**Stored dataset items:**
"""

+          const unsigned t = nxt[c] + (unsigned)qq * m;
+          cur[c][qq] = load_at(xs, t < last ? t : last);
         }
-#pragma unroll
-      for (int c = 0; c < CP; ++c)
-#pragma unroll
-        for (int qq = 0; qq < QB; ++qq)
-        {
-          const size_t t = tv[c] + (q + qq) * (size_t)m;
-          if (t < t0) { const TD dd = cur[c][qq] - prev[c]; sum[c] += (FD)dd; prev[c] = cur[c][qq]; }
-        }
+        nxt[c] += (unsigned)HB * m;
+      }
+    };
+    auto add = [&](const TD (&cur)[CP][HB], unsigned q)
+    {
+      asm volatile("" : "+s"(q));
+      if (q + HB < rows)
+      {
+#pragma unroll
+        for (int c = 0; c < CP; ++c)
+#pragma unroll
+          for (int qq = 0; qq < HB; ++qq) { const TD dd = cur[c][qq] - prev[c]; sum[c] += (FD)dd; prev[c] = cur[c][qq]; }
+      }
+      else
+      {
+#pragma unroll
+        for (int c = 0; c < CP; ++c)
+#pragma unroll
+          for (int qq = 0; qq < HB; ++qq)
+            if (q + qq < cnt[c]) { const TD dd = cur[c][qq] - prev[c]; sum[c] += (FD)dd; prev[c] = cur[c][qq]; }
+      }
+    };
+    TD ca[CP][HB], cb[CP][HB];
+    fetch(ca);
+    fetch(cb);
+    for (unsigned q = 0; q < rows; q += 2 * HB)
+    {
+      __builtin_amdgcn_sched_barrier(0);
+      add(ca, q);
+      __builtin_amdgcn_sched_barrier(0);
+      fetch(ca);
+      if (q + HB >= rows) break;
+      __builtin_amdgcn_sched_barrier(0);
+      add(cb, q + HB);
+      __builtin_amdgcn_sched_barrier(0);
+      fetch(cb);
     }
 #pragma unroll
     for (int c = 0; c < CP; ++c)
@@ -215,31 +257,86 @@
   }
 }
 
-template <typename FD>
-SDFT_D void lds_fft_dif(cx<FD>* x, unsigned log2m, const cx<FD>* __restrict__ w)
+#ifndef SDFT_SELF_PHASES
+#define SDFT_SELF_PHASES 6
+#endif
+#ifndef SDFT_SELF_PHASES_D
+#define SDFT_SELF_PHASES_D 5
+#endif
+#ifndef SDFT_SELF_PHASES_S2
+#define SDFT_SELF_PHASES_S2 4
+#endif
+#ifndef SDFT_SELF_PHASES_FUSED
+#define SDFT_SELF_PHASES_FUSED 3
+#endif
+#ifndef SDFT_SELF_PHASES_FUSED_D
+#define SDFT_SELF_PHASES_FUSED_D 1
+#endif
+#ifndef SDFT_SELF_PHASES_FUSED2
+#define SDFT_SELF_PHASES_FUSED2 3
+#endif
+#ifndef SDFT_SELF_PHASES_FUSED2_D
+#define SDFT_SELF_PHASES_FUSED2_D 3
+#endif
+constexpr int self_phases_rows(int slots, int td_bytes) { return slots != 1 ? SDFT_SELF_PHASES_S2 : td_bytes == 8 ? SDFT_SELF_PHASES_D : SDFT_SELF_PHASES; }
+constexpr int self_phases_fused(int bins, int td_bytes)
+{
+  return bins == 1 ? (td_bytes == 8 ? SDFT_SELF_PHASES_FUSED_D : SDFT_SELF_PHASES_FUSED) : (td_bytes == 8 ? SDFT_SELF_PHASES_FUSED2_D : SDFT_SELF_PHASES_FUSED2);
+}
+template <typename FD, int NPH> struct SelfTwiddles { cx<FD> w1[NPH > 0 ? NPH : 1], w2[NPH > 0 ? NPH : 1]; };
+template <int NPH, typename FD>
+SDFT_D void lds_fft_dif_request(SelfTwiddles<FD, NPH>& tw, unsigned log2m, const cx<FD>* __restrict__ w)
+{
+  const unsigned m = log2m ? 1u << log2m : 0u;
+#pragma unroll
+  for (int p = 0; p < NPH; ++p)
+  {
+    const unsigned st = 2u * (unsigned)p;
+    const bool has = st + 2 <= log2m && threadIdx.x < (m >> 2);
+    const unsigned quarter = has ? m >> (st + 2) : 1u;
+    const unsigned pos = threadIdx.x & (quarter - 1);
+    tw.w1[p] = load_at(w, pos << st);
+    tw.w2[p] = load_at(w, pos << (st + 1));
+  }
+}
+
+template <int NPH, typename FD>
+SDFT_D void lds_fft_dif(cx<FD>* x, unsigned log2m, const cx<FD>* __restrict__ w, const SelfTwiddles<FD, NPH>& tw)
 {
   const unsigned m = 1u << log2m;
+  auto butterfly = [&](unsigned base, unsigned half, unsigned quarter, cx<FD> w1, cx<FD> w2)
+  {
+    const cx<FD> a0 = x[base], a1 = x[base + quarter], a2 = x[base + half], a3 = x[base + half + quarter];
+    const cx<FD> b0 = cadd(a0, a2), b2 = cmul(csub(a0, a2), w1);
+    const cx<FD> b1 = cadd(a1, a3), tq = cmul(csub(a1, a3), w1);
+    const cx<FD> b3 = cmake<FD>(tq.im, -tq.re);
+    x[base] = cadd(b0, b1);
+    x[base + quarter] = cmul(csub(b0, b1), w2);
+    x[base + half] = cadd(b2, b3);
+    x[base + half + quarter] = cmul(csub(b2, b3), w2);
+  };
+  auto phase = [&](unsigned st, bool pre, cx<FD> p1, cx<FD> p2)
+  {
+    const unsigned half = m >> (st + 1), quarter = half >> 1;
+    unsigned i = threadIdx.x;
+    if (pre && i < (m >> 2))
+    {
+      const unsigned pos = i & (quarter - 1);
+      butterfly(((i - pos) << 2) + pos, half, quarter, p1, p2);
+      i += blockDim.x;
+    }
+    for (; i < (m >> 2); i += blockDim.x)
+    {
+      const unsigned pos = i & (quarter - 1);
+      butterfly(((i - pos) << 2) + pos, half, quarter, w[(size_t)pos << st], w[(size_t)pos << (st + 1)]);
+    }
+    __syncthreads();
+  };
   unsigned st = 0;
-  for (; st + 2 <= log2m; st += 2)
-  {
-    const unsigned half = m >> (st + 1), quarter = half >> 1;
-    for (unsigned i = threadIdx.x; i < (m >> 2); i += blockDim.x)
-    {
-      const unsigned pos = i & (quarter - 1);
-      const unsigned base = ((i - pos) << 2) + pos;
-      const cx<FD> a0 = x[base], a1 = x[base + quarter], a2 = x[base + half], a3 = x[base + half + quarter];
-      const cx<FD> w1 = w[(size_t)pos << st];
-      const cx<FD> w2 = w[(size_t)pos << (st + 1)];
-      const cx<FD> b0 = cadd(a0, a2), b2 = cmul(csub(a0, a2), w1);
-      const cx<FD> b1 = cadd(a1, a3), tq = cmul(csub(a1, a3), w1);
-      const cx<FD> b3 = cmake<FD>(tq.im, -tq.re);
-      x[base] = cadd(b0, b1);
-      x[base + quarter] = cmul(csub(b0, b1), w2);
-      x[base + half] = cadd(b2, b3);
-      x[base + half + quarter] = cmul(csub(b2, b3), w2);
-    }
-    __syncthreads();
-  }
+#pragma unroll
+  for (int p = 0; p < NPH; ++p)
+    if (st + 2 <= log2m) { phase(st, true, tw.w1[p], tw.w2[p]); st += 2; }
+  for (; st + 2 <= log2m; st += 2) phase(st, false, cx<FD>{}, cx<FD>{});
   if (st < log2m)
   {
     for (unsigned i = threadIdx.x; i < (m >> 1); i += blockDim.x)
@@ -297,22 +394,47 @@
 {
   return sa.log2m ? (__brev(k) >> (32u - sa.log2m)) : k;
 }
-template <int CP, int QB, typename TD, typename FD>
+template <int CP, int QB, int NPH, int HC = 2, typename TD, typename FD>
 SDFT_D cx<FD>* self_carry(const SelfArgs<TD, FD>& sa, const ForwardArgs<FD>& a, cx<FD>* cells, unsigned chunk, size_t ch, size_t t0)
 {
   const unsigned m = 2u * a.nbins;
-  if (chunk + 1 == a.chunks && sa.hist_out)
+  const unsigned nthr = blockDim.x;
+  SelfTwiddles<FD, NPH> ftw;
+  lds_fft_dif_request<NPH>(ftw, sa.log2m, a.wtab);
+  TD hc[HC > 0 ? HC : 1];
   {
     const TD* xv = sa.x + ch * sa.x_stride;
     const TD* hv = sa.hist_in + ch * (size_t)m;
-    TD* ho = sa.hist_out + ch * (size_t)m;
-    for (size_t i = threadIdx.x; i < m; i += blockDim.x)
-    {
-      const size_t q = a.n + i;
-      ho[i] = (q >= m) ? xv[q - m] : hv[q];
-    }
-  }
-  if (t0 == 0) return nullptr;
+#pragma unroll
+    for (int j = 0; j < HC; ++j)
+    {
+      const unsigned i = threadIdx.x + (unsigned)j * nthr;
+      const size_t q = a.n + (i < m ? i : 0u);
+      const TD* src = (q >= m) ? xv + (q - m) : hv + q;
+      hc[j] = *src;
+    }
+  }
+  auto put_hist = [&]()
+  {
+    if (chunk + 1 == a.chunks && sa.hist_out)
+    {
+      const TD* xv = sa.x + ch * sa.x_stride;
+      const TD* hv = sa.hist_in + ch * (size_t)m;
+      TD* ho = sa.hist_out + ch * (size_t)m;
+#pragma unroll
+      for (int j = 0; j < HC; ++j)
+      {
+        const unsigned i = threadIdx.x + (unsigned)j * nthr;
+        if (i < m) ho[i] = hc[j];
+      }
+      for (size_t i = threadIdx.x + (size_t)HC * nthr; i < m; i += nthr)
+      {
+        const size_t q = a.n + i;
+        ho[i] = (q >= m) ? xv[q - m] : hv[q];
+      }
+    }
+  };
+  if (t0 == 0) { put_hist(); return nullptr; }
 #ifdef SDFT_SELF_STAMPS
   const bool st_on = sa.stamps && chunk + 1 == a.chunks && threadIdx.x == 0;
   if (st_on) sa.stamps[1] = __builtin_readcyclecounter();
@@ -320,16 +442,23 @@
   if (sa.prefix)
   {
     const FD* pc = sa.prefix + (ch * a.chunks + chunk) * (size_t)m;
-    for (unsigned v = threadIdx.x; v < m; v += blockDim.x) cells[v] = cmake<FD>(pc[v], (FD)0);
+    constexpr int PC = 4;
+    FD pv[PC];
+#pragma unroll
+    for (int j = 0; j < PC; ++j) { const unsigned v = threadIdx.x + (unsigned)j * nthr; pv[j] = load_at(pc, v < m ? v : 0u); }
+#pragma unroll
+    for (int j = 0; j < PC; ++j) { const unsigned v = threadIdx.x + (unsigned)j * nthr; if (v < m) cells[v] = cmake<FD>(pv[j], (FD)0); }
+    for (unsigned v = threadIdx.x + (unsigned)PC * nthr; v < m; v += nthr) cells[v] = cmake<FD>(pc[v], (FD)0);
   }
   else self_fold<CP, QB>(sa, cells, m, a.cursor0, ch, t0);
+  put_hist();
   __syncthreads();
 #ifdef SDFT_SELF_STAMPS
   if (st_on) sa.stamps[2] = __builtin_readcyclecounter();
 #endif
   if (sa.log2m)
   {
-    lds_fft_dif(cells, sa.log2m, a.wtab);
+    lds_fft_dif<NPH>(cells, sa.log2m, a.wtab, ftw);
 #ifdef SDFT_SELF_STAMPS
     if (st_on) sa.stamps[3] = __builtin_readcyclecounter();
 #endif
diff --git a/sdft_amd/csrc/sdft_forward_rows.hpp b/sdft_amd/csrc/sdft_forward_rows.hpp
--- a/sdft_amd/csrc/sdft_forward_rows.hpp
+++ b/sdft_amd/csrc/sdft_forward_rows.hpp
@@ -62,7 +62,22 @@
 
   cx<FD>* cells = reinterpret_cast<cx<FD>*>(rows_dyn_lds);
   cx<FD>* dft = nullptr;
-  if constexpr (SELF) dft = self_carry<2, (sizeof(TD) == 8 ? 8 : 16)>(sa, a, cells, chunk, ch, t0);
+  cx<FD> pre_tw[S][BPL], pre_acc[S][BPL], pre_fid[S][BPL];
+  if constexpr (SELF)
+  {
+#pragma unroll
+    for (int q = 0; q < S; ++q)
+#pragma unroll
+      for (int b = 0; b < BPL; ++b)
+      {
+        bool f;
+        const long kk = reflect_bin((long)(q * nwaves + wave) * kWave * BPL + (long)lane * BPL + b, nbins, f);
+        pre_tw[q][b] = load_at(a.tw, (unsigned)kk);
+        pre_acc[q][b] = load_at(sa.acc_in + ch * a.nbins, (unsigned)kk);
+        pre_fid[q][b] = load_at(a.wtab, ((unsigned)kk * c) % span);
+      }
+  }
+  if constexpr (SELF) dft = self_carry<2, (sizeof(TD) == 8 ? 8 : 16), self_phases_rows(S, (int)sizeof(TD))>(sa, a, cells, chunk, ch, t0);
 
   const long vlast_bin = (long)nv * kWave * BPL - 1;
   BinState<FD> s[S][BPL];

"""

**PROBLEM:** From the entries, copy out each line containing the word "prefix".

**EXERCISE RESPONSE:**
   if (sa.prefix)
     const FD* pc = sa.prefix + (ch * a.chunks + chunk) * (size_t)m;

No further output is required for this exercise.